# 48x18x18=?????



## sisonek (Sep 8, 2009)

There is a local guy trying to sell a "100 gallon" 48x21x21 aquarium when I add up those dimensions I only get 91 gallons can someone double cheek this?


----------



## cjacob316 (Dec 4, 2008)

i get the same thing, most 100 gallon tanks are 60 inches long or more


----------



## Toby_H (Apr 15, 2005)

Aquarium volumes are very commonly rounded off...

My standard 125 gal is 72" x 18" @ 21" and has a maximum capacity of around 115 gallons when you take the honest to God internal dimentions.

Sellers rounding to the sellers advantage is a common thing that probably isn't going anywhere...

48 x 18 x 18 = 15552... divided by 231 = 67.3 US Gallons...

48 x 21 x 21 = 21168... divided by 231 = 91.6 US Gallons...

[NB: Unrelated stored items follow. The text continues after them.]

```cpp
int kantts_fsmn_dwconv_fwd(const float* x, const float* w, const float* res, const int64_t* lens, float* y, int B,
                           int T, int C, int K, int left_pad, void* stream);
int kantts_fsmn_dwconv_fwd_rows(const float* x, const float* w, const float* res, const int64_t* lens, float* y, int B,
                                int T, int C, int K, int left_pad, int t0, int t1, void* stream);
int kantts_fsmn_dwconv_fwd_slots(const float* x, const float* w, const float* res, const int64_t* lens, float* y, int B,
                                 int T, int C, int K, int left_pad, const int32_t* t0, const int32_t* t1, int max_rows,
                                 void* stream);
int kantts_fsmn_dwconv_bwd(const float* dy, const float* x, const float* w, const int64_t* lens, float* dx,
                           float* dw_accum, float* workspace, long long ws_floats, int B, int T, int C, int K,
                           int left_pad, void* stream);
long long kantts_fsmn_dwconv_bwd_ws(int B, int T, int C, int K);
int kantts_fsmn_memory_drop_fwd(const float* c, const float* w, const float* res, const int64_t* lens, float* y, int B,
                                int T, int C, int K, int left_pad, float p1, uint64_t seed1, float p2, uint64_t seed2,
                                const uint64_t* seed_dev, void* stream);
int kantts_fsmn_memory_drop_bwd(const float* dy, const float* w, const int64_t* lens, float* dx, float* dym, int B, int T,
                                int C, int K, int left_pad, float p1, uint64_t seed1, float p2, uint64_t seed2,
                                const uint64_t* seed_dev, void* stream);
typedef struct kantts_fsmn_drop_args {
  const float* x;
  const float* w;
  const float* res;
  float* y;
  float* dym;
  float p1, p2;
  uint64_t seed1, seed2;
} kantts_fsmn_drop_args;
int kantts_fsmn_memory_drop_fwd_pair(const kantts_fsmn_drop_args* a, const kantts_fsmn_drop_args* b, const int64_t* lens,
                                     int B, int T, int C, int K, int left_pad, const uint64_t* seed_dev, void* stream);
int kantts_fsmn_memory_drop_bwd_pair(const kantts_fsmn_drop_args* a, const kantts_fsmn_drop_args* b, const int64_t* lens,
                                     int B, int T, int C, int K, int left_pad, const uint64_t* seed_dev, void* stream);

int kantts_masked_l1(const float* pred, const float* target, const int64_t* lens, float* loss_accum, float* grad,
                     int B, int T, int C, void* stream);

// ... 803 lines not shown
```

kan-tts_amd/csrc/seq.hip:

```cpp
#include "common.h"

struct EmbedArgs {
  const float* tab[4];
  int ntab;
  const int64_t* ids;
  const float* pos;
  float* out;
  float* scaled;
  int rows, T, D;
  float scale;
};

__global__ void embed_sum_kernel(const EmbedArgs a) {
  long long idx = (long long)blockIdx.x * blockDim.x + threadIdx.x;
  long long total = (long long)a.rows * a.D;
  if (idx >= total) return;
  int row = (int)(idx / a.D), d = (int)(idx % a.D);
  float s = 0.f;
  for (int k = 0; k < a.ntab; ++k) s += a.tab[k][(long long)a.ids[(long long)row * a.ntab + k] * a.D + d];
  s *= a.scale;
  if (a.scaled) a.scaled[idx] = s;
  if (a.pos) s += a.pos[(long long)(row % a.T) * a.D + d];
  a.out[idx] = s;
}
// ... 448 lines not shown
      const int t = t0 + o;
      const bool ok = t < (ROWS ? min(len, r1) : len);
      const float v = xb[(long long)(ok ? t : 0) * C + c];
      ctr[o] = ok ? v : 0.f;
    }
#pragma unroll
    for (int o = 0; o < FS_TT; ++o) {
      const int t = t0 + o;
      float acc = ctr[o];
#pragma unroll
      for (int k = 0; k < FS_K; ++k) acc = fmaf(wk[k], xin[o + k], acc);
      if (t < tlim) {
        const long long oidx = ((long long)b * T + t) * C + c;
        float outv = (t < len) ? acc : 0.f;
        if (!FLIP && res) outv += res[oidx];
        y[oidx] = outv;
      }
    }
  }
}

#define FS_CH 128
#define FS_SUB (FS_CH / 4)
__global__ __launch_bounds__(256) void fsmn_dw41_partial_kernel(const float* __restrict__ dy, const float* __restrict__ x,
                                                            const int64_t* __restrict__ lens,
                                                            float* __restrict__ part, int B, int T, int C, int lp) {
  __shared__ float sm[4][FS_K][65];
  const int b = blockIdx.y, chunk = blockIdx.x, nchunk = gridDim.x;
  const int wave = threadIdx.x >> 6, lane = threadIdx.x & 63;
  const int c0 = blockIdx.z * 64, c = c0 + lane;
  const bool cok = c < C;
  const int cc = cok ? c : 0;
  const int len = lens ? (int)min((long long)lens[b], (long long)T) : T;
  const float* xb = x + (long long)b * T * C;
  const float* db = dy + (long long)b * T * C;
  const int tbeg = chunk * FS_CH + wave * FS_SUB, tend = min(tbeg + FS_SUB, T);
  float acc[FS_K];
#pragma unroll
  for (int k = 0; k < FS_K; ++k) acc[k] = 0.f;
  for (int t0 = tbeg; t0 < tend && t0 < len; t0 += FS_TT) {
    float xin[FS_TT + FS_K - 1], dv[FS_TT];
#pragma unroll
    for (int n = 0; n < FS_TT + FS_K - 1; ++n) {
      const int ts = t0 + n - lp;
      const bool ok = cok && (ts >= 0) && (ts < len);
      const float v = xb[(long long)(ok ? ts : 0) * C + cc];
      xin[n] = ok ? v : 0.f;
    }
#pragma unroll
    for (int o = 0; o < FS_TT; ++o) {
      const int t = t0 + o;
      const bool ok = cok && (t < tend) && (t < len);
      const float v = db[(long long)(ok ? t : 0) * C + cc];
      dv[o] = ok ? v : 0.f;
    }
    __builtin_amdgcn_sched_barrier(0);
#pragma unroll
    for (int o = 0; o < FS_TT; ++o)
#pragma unroll
      for (int k = 0; k < FS_K; ++k) acc[k] = fmaf(dv[o], xin[o + k], acc[k]);
  }
#pragma unroll
  for (int k = 0; k < FS_K; ++k) sm[wave][k][lane] = acc[k];
  __syncthreads();
  float* p = part + (((long long)b * nchunk + chunk) * C + c0) * FS_K;
  const int nout = min(64, C - c0) * FS_K;
  for (int o = threadIdx.x; o < nout; o += 256) {
    const int cl = o / FS_K, k = o - cl * FS_K;
    p[o] = (sm[0][k][cl] + sm[1][k][cl]) + (sm[2][k][cl] + sm[3][k][cl]);
  }
}
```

I recently sold my 48 x 24 x 24 120 Gal tank, it was a great tank, I hated to get rid of it... I would jump on the 48 x 21 x 21 if the price was right...


----------



## sisonek (Sep 8, 2009)

well i would really like to get this tank but there is no stand with it and i am having a hard time trying to find one


----------



## Toby_H (Apr 15, 2005)

sisonek said:


> well i would really like to get this tank but there is no stand with it and i am having a hard time trying to find one


They sell stands to fit any tank at Home Depot... in the lumber department... you just have to (design, cut, ) assemble (and finish) it yourself.


----------